_TASK TO COMPLETE_.
Filter the entries that follow, copying every line in which the word "kErtCompactPer" appears.

-------- GIVEN RECORDS

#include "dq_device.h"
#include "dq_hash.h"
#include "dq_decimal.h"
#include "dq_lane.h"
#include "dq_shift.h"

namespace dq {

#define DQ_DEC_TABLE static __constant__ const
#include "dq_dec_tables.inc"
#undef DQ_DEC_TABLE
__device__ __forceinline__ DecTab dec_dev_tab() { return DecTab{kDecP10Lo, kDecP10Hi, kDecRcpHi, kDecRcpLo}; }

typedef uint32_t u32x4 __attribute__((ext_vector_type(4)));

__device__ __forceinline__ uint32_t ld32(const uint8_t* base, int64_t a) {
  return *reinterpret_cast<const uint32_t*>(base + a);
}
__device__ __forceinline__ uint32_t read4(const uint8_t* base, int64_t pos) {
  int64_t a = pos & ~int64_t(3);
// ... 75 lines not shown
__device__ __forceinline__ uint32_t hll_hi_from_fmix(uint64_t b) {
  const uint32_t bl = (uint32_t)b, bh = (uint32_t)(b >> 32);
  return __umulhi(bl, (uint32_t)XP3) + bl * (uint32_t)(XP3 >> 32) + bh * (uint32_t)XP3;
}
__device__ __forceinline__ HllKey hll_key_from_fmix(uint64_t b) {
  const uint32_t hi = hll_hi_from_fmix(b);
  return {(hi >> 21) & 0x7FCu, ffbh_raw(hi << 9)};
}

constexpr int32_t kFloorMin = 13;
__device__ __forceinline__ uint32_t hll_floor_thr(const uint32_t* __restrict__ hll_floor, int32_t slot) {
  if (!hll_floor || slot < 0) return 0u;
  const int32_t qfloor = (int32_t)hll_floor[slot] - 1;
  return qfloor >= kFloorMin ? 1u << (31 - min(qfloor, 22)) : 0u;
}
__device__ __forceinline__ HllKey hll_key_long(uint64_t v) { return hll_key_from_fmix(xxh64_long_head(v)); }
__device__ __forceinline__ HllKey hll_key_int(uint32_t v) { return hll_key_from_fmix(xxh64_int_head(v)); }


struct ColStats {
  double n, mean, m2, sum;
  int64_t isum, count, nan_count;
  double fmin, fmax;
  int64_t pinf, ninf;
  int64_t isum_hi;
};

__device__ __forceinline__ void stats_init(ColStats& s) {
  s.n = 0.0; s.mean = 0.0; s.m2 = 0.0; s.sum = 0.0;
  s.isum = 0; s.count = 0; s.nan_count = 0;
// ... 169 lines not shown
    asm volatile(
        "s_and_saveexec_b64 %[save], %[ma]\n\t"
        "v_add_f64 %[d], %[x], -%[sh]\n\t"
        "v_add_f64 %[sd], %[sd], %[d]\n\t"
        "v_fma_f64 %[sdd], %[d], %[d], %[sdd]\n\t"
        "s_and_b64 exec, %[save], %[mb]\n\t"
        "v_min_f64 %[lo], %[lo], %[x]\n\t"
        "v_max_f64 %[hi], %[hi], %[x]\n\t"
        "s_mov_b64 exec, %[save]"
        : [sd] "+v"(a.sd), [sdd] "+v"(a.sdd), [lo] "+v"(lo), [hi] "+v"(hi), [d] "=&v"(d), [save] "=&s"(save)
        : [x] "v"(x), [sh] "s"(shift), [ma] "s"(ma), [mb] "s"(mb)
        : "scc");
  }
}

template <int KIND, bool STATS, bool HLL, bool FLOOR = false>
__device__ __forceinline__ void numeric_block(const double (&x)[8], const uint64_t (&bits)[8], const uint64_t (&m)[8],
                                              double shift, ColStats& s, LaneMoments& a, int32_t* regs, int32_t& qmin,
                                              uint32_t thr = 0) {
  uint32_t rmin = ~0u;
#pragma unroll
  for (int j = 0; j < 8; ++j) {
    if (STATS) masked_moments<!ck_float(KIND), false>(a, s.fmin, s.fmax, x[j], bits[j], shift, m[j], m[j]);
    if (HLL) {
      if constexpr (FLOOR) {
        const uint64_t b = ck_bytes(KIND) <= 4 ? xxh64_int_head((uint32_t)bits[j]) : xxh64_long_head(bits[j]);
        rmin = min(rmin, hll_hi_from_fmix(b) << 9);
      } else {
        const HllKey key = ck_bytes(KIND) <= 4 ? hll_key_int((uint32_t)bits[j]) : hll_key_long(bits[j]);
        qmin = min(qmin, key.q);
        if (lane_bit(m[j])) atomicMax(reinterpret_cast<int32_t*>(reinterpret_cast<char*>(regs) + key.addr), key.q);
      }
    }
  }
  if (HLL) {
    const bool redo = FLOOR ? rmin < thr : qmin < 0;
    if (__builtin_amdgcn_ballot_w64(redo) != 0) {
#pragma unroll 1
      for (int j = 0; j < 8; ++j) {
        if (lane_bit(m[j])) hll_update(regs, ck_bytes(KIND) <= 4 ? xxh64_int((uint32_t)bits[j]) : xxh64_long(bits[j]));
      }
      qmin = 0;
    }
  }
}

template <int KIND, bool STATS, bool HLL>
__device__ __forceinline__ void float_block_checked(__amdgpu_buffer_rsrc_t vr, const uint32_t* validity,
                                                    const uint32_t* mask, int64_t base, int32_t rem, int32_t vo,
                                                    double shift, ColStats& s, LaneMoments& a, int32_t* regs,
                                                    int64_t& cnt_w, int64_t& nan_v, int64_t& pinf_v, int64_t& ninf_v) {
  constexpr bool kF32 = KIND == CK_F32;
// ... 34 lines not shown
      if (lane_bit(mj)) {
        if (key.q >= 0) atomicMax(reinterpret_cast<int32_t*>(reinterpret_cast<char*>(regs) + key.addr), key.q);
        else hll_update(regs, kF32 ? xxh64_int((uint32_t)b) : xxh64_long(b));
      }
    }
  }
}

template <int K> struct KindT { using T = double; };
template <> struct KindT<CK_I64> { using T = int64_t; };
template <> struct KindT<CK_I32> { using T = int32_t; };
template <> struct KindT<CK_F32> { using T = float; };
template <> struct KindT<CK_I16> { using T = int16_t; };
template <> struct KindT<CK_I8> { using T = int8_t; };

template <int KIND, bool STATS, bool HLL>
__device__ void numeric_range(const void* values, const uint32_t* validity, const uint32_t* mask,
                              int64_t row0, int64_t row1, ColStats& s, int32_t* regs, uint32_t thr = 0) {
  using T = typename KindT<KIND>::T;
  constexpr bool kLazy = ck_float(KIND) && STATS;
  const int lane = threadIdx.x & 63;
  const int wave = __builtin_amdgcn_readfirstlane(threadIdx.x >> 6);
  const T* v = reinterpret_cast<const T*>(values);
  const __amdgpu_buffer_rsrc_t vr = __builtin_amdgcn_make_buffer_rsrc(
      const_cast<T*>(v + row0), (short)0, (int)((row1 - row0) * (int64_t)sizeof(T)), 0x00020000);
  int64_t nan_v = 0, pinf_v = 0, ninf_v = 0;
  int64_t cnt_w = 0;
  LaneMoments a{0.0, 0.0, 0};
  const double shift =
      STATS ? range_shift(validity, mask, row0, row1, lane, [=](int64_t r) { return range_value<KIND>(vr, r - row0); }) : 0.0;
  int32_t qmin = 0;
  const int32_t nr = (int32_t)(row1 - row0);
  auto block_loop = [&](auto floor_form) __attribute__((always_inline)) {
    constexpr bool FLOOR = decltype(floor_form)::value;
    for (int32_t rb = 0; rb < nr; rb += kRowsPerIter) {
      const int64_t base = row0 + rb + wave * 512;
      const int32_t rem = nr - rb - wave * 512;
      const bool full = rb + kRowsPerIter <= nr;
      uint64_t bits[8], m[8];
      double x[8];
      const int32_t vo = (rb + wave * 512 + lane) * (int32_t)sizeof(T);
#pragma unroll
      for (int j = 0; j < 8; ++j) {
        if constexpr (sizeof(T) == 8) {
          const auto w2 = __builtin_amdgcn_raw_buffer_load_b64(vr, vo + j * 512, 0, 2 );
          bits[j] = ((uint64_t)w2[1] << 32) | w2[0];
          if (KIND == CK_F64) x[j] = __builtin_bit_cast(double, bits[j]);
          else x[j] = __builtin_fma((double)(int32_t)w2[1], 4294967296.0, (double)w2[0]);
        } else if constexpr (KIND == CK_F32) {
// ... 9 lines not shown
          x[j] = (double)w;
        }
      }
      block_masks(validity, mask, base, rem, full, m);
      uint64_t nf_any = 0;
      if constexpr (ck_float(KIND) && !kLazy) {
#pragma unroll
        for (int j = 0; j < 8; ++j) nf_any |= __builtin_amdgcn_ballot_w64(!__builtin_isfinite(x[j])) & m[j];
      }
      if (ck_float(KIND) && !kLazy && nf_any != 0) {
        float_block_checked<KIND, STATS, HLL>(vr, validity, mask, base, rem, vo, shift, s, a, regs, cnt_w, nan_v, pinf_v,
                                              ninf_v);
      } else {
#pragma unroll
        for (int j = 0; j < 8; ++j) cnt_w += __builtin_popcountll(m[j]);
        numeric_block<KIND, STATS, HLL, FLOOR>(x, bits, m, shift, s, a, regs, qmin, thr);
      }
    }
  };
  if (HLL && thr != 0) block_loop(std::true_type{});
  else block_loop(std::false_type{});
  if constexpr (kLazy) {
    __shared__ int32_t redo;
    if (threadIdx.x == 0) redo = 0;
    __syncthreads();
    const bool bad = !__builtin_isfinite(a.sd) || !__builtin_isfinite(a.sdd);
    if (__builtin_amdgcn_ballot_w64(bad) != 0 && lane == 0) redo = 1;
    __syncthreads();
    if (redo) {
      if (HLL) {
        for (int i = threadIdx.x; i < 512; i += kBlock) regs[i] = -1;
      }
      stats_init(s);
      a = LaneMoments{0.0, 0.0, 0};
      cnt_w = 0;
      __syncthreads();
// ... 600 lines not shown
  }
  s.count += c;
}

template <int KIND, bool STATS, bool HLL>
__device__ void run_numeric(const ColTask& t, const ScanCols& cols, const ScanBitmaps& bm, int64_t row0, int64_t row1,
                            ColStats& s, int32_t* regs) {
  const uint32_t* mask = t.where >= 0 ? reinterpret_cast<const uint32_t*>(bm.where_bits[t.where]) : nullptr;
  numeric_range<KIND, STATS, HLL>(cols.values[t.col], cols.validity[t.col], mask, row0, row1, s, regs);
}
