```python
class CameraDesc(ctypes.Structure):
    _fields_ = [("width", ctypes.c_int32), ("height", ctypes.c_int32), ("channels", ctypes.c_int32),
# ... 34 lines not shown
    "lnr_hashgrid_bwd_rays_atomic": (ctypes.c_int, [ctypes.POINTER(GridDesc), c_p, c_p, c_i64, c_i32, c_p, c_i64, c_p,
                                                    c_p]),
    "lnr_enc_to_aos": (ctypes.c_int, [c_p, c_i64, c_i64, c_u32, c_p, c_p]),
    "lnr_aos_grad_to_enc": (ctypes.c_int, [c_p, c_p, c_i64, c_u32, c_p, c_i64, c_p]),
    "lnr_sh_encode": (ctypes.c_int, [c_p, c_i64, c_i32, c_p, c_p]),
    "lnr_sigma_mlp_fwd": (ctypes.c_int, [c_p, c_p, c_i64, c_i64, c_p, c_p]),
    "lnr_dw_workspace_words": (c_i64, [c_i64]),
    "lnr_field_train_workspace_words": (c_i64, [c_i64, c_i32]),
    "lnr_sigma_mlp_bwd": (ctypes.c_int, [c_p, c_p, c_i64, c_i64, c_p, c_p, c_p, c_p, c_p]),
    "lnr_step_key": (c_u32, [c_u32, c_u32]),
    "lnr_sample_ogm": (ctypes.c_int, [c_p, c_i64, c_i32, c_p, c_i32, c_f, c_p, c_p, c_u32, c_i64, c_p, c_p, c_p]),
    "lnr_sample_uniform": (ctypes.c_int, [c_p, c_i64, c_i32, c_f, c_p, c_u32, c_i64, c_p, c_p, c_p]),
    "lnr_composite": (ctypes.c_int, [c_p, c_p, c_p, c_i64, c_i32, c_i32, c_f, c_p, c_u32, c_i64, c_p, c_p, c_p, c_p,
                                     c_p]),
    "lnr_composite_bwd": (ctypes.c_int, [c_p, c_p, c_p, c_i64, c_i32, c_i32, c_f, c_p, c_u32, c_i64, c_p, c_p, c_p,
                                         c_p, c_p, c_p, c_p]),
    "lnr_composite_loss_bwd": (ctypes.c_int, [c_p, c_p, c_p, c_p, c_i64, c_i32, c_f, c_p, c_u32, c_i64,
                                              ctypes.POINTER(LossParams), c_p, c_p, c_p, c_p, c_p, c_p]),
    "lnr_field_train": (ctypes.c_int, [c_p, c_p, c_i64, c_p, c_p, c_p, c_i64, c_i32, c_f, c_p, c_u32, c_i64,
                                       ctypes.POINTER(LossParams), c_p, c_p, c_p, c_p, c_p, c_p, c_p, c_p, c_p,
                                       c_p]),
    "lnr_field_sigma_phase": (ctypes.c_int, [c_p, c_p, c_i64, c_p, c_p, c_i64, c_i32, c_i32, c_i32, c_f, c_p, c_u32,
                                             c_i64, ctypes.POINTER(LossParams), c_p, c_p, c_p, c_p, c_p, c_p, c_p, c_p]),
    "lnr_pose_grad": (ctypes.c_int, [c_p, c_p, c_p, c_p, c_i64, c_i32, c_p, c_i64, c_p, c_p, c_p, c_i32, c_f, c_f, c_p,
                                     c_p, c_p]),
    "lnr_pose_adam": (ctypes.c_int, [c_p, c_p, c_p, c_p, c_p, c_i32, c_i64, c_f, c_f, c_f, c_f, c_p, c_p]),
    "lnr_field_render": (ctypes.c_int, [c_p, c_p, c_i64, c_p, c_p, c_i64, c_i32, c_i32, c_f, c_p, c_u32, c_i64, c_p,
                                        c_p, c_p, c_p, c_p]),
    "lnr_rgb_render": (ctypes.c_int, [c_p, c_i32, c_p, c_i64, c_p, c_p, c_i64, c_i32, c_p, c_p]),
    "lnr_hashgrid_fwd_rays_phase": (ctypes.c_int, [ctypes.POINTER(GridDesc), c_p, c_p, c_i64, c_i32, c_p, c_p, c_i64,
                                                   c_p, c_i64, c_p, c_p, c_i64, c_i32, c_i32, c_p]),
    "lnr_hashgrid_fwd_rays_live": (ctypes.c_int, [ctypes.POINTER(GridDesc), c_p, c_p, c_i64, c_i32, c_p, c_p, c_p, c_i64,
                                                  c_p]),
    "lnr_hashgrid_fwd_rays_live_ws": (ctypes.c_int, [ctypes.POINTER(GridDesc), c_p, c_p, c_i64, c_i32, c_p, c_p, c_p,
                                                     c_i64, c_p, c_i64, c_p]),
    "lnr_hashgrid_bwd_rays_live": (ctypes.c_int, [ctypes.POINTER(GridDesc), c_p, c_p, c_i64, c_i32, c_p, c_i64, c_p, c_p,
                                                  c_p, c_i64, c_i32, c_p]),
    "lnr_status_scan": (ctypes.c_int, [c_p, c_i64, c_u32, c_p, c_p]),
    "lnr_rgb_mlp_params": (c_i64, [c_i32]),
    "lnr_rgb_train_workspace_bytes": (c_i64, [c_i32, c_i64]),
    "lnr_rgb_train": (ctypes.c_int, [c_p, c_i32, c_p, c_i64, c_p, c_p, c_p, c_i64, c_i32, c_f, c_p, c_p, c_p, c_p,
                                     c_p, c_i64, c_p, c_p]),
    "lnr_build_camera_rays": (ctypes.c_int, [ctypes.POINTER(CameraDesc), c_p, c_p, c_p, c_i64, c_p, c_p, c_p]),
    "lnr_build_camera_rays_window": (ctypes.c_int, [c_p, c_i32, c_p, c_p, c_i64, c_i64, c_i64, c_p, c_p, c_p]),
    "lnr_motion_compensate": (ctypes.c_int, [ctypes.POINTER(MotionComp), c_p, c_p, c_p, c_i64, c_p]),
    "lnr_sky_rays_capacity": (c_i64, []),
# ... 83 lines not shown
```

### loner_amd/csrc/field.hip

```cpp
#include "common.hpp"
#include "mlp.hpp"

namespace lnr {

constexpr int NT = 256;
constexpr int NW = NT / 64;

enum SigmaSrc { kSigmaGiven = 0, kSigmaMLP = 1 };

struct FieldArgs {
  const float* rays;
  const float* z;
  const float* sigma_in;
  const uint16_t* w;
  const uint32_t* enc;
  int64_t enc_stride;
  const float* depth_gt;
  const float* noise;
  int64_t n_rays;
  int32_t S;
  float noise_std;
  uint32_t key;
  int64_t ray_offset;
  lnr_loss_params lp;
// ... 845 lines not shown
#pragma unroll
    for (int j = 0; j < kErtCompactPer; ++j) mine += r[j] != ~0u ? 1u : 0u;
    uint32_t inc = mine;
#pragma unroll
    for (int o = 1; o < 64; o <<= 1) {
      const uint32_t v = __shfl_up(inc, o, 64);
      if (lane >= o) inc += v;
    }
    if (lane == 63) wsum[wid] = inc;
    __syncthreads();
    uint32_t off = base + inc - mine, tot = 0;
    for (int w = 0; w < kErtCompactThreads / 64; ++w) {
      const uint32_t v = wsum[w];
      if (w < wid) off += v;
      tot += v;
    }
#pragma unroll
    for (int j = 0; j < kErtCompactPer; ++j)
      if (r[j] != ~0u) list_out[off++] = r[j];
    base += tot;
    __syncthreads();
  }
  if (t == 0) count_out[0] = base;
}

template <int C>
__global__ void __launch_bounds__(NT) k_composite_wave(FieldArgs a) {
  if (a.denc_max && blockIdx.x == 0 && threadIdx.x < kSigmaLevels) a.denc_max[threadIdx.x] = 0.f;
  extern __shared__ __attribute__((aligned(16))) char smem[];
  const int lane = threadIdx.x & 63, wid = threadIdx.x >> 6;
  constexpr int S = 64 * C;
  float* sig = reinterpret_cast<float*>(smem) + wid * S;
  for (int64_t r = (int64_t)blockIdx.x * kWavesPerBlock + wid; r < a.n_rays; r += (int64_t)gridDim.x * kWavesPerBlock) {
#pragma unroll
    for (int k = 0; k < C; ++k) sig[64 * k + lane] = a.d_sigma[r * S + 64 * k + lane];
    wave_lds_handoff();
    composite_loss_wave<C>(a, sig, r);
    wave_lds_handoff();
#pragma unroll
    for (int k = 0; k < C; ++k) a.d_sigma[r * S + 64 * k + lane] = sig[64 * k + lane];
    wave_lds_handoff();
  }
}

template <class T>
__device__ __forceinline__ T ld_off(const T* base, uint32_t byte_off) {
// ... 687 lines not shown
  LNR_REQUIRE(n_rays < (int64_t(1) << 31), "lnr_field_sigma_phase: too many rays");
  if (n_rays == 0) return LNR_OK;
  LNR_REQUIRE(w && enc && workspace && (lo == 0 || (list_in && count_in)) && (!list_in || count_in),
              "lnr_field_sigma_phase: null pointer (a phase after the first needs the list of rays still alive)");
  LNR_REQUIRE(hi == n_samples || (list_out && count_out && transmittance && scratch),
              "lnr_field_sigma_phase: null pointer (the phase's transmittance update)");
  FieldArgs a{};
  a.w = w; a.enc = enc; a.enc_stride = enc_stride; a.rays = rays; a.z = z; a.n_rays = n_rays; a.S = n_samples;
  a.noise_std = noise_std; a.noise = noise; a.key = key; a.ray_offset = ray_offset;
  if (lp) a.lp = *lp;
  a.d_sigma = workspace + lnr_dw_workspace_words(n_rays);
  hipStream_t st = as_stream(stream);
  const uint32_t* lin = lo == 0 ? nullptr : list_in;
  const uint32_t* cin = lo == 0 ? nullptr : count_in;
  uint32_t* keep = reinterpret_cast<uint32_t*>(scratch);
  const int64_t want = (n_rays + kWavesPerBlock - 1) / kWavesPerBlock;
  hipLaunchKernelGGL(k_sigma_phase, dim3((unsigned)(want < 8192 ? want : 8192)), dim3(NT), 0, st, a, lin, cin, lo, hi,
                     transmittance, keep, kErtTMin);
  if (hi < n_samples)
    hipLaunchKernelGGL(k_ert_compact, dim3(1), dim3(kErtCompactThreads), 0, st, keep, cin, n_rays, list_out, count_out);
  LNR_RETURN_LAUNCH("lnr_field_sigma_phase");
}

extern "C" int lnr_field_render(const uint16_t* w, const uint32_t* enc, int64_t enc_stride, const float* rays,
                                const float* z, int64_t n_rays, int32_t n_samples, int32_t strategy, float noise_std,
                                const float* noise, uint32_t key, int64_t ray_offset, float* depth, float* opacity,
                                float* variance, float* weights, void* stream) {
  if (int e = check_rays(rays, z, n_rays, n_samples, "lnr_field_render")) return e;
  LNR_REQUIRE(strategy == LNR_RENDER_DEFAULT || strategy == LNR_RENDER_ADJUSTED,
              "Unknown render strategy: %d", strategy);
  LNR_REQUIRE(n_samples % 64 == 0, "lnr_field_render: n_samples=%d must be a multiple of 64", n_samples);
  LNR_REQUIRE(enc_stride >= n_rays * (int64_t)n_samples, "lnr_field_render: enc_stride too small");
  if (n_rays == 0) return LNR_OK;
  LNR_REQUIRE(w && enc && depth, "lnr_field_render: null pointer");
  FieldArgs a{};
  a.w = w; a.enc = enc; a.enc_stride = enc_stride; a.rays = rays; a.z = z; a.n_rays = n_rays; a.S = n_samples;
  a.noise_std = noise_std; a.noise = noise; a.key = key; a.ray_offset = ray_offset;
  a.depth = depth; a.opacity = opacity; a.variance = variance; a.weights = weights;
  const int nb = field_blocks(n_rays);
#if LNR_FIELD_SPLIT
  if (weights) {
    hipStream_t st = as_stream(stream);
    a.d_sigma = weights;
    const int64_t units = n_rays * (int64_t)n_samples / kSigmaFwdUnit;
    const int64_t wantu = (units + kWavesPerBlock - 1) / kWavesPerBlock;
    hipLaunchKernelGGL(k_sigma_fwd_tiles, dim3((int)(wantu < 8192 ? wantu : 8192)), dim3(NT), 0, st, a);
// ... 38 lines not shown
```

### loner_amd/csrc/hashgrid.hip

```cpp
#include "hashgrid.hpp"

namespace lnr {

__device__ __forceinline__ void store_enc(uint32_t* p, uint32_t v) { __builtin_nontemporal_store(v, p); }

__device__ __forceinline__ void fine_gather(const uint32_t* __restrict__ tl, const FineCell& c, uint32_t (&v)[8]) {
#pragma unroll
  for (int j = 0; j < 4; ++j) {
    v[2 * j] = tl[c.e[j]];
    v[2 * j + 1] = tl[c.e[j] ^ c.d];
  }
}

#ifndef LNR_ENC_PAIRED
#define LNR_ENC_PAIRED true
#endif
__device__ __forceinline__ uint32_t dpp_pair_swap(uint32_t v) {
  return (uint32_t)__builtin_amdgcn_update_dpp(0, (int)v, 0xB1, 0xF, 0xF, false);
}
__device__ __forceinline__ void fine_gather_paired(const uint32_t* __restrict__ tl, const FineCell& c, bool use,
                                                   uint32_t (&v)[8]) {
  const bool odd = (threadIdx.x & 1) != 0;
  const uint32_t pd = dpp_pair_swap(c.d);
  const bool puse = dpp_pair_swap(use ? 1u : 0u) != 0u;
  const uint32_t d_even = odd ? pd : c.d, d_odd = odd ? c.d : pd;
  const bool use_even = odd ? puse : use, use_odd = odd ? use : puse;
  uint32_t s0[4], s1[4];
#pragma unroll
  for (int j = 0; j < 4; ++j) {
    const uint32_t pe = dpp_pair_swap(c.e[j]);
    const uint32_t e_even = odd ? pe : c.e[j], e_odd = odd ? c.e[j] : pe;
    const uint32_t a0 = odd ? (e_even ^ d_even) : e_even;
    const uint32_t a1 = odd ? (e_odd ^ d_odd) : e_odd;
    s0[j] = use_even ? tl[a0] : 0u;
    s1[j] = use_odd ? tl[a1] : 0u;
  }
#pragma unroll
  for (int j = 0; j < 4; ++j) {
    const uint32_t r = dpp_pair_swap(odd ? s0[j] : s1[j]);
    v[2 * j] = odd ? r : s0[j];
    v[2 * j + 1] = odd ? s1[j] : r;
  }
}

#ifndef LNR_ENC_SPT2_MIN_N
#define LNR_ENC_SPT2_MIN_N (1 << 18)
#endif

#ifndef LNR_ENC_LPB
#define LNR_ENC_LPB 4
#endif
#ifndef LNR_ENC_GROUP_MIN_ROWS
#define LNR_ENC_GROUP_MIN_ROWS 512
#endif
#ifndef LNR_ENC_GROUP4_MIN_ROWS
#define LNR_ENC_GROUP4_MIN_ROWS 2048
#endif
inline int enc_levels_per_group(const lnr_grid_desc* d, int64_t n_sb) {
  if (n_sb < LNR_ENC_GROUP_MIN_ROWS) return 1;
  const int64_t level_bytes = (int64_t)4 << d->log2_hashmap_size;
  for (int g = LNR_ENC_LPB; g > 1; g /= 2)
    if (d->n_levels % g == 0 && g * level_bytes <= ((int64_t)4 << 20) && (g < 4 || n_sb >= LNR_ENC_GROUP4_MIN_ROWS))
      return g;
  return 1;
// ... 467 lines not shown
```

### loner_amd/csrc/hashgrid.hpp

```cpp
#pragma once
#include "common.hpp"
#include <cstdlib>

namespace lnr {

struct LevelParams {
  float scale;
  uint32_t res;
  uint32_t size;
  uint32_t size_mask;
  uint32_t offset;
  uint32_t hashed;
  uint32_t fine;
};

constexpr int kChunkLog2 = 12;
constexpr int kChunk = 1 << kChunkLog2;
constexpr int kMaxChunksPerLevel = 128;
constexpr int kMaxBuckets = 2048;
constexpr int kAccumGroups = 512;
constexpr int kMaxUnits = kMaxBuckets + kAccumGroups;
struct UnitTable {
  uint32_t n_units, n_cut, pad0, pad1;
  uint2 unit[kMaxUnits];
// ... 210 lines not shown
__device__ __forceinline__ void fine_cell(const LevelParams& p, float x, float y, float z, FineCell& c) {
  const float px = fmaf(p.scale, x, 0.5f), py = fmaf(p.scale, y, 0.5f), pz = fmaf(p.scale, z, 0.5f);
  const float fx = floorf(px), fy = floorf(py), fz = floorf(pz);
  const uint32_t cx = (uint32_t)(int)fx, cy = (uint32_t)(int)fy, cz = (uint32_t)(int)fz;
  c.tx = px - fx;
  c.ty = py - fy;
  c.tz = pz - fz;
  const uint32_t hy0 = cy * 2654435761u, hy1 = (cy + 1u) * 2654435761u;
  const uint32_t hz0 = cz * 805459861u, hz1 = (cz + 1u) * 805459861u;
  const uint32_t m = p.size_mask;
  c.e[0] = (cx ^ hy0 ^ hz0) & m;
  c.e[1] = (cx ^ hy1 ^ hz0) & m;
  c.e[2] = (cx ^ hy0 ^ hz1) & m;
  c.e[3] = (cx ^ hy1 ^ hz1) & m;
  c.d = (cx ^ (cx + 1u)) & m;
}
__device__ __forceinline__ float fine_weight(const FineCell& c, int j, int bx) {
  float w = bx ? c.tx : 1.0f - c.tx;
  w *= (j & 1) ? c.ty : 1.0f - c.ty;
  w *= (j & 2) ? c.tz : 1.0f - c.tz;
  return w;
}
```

----------------

_RESPONSE TO THE TASK_.
    for (int j = 0; j < kErtCompactPer; ++j) mine += r[j] != ~0u ? 1u : 0u;
    for (int j = 0; j < kErtCompactPer; ++j)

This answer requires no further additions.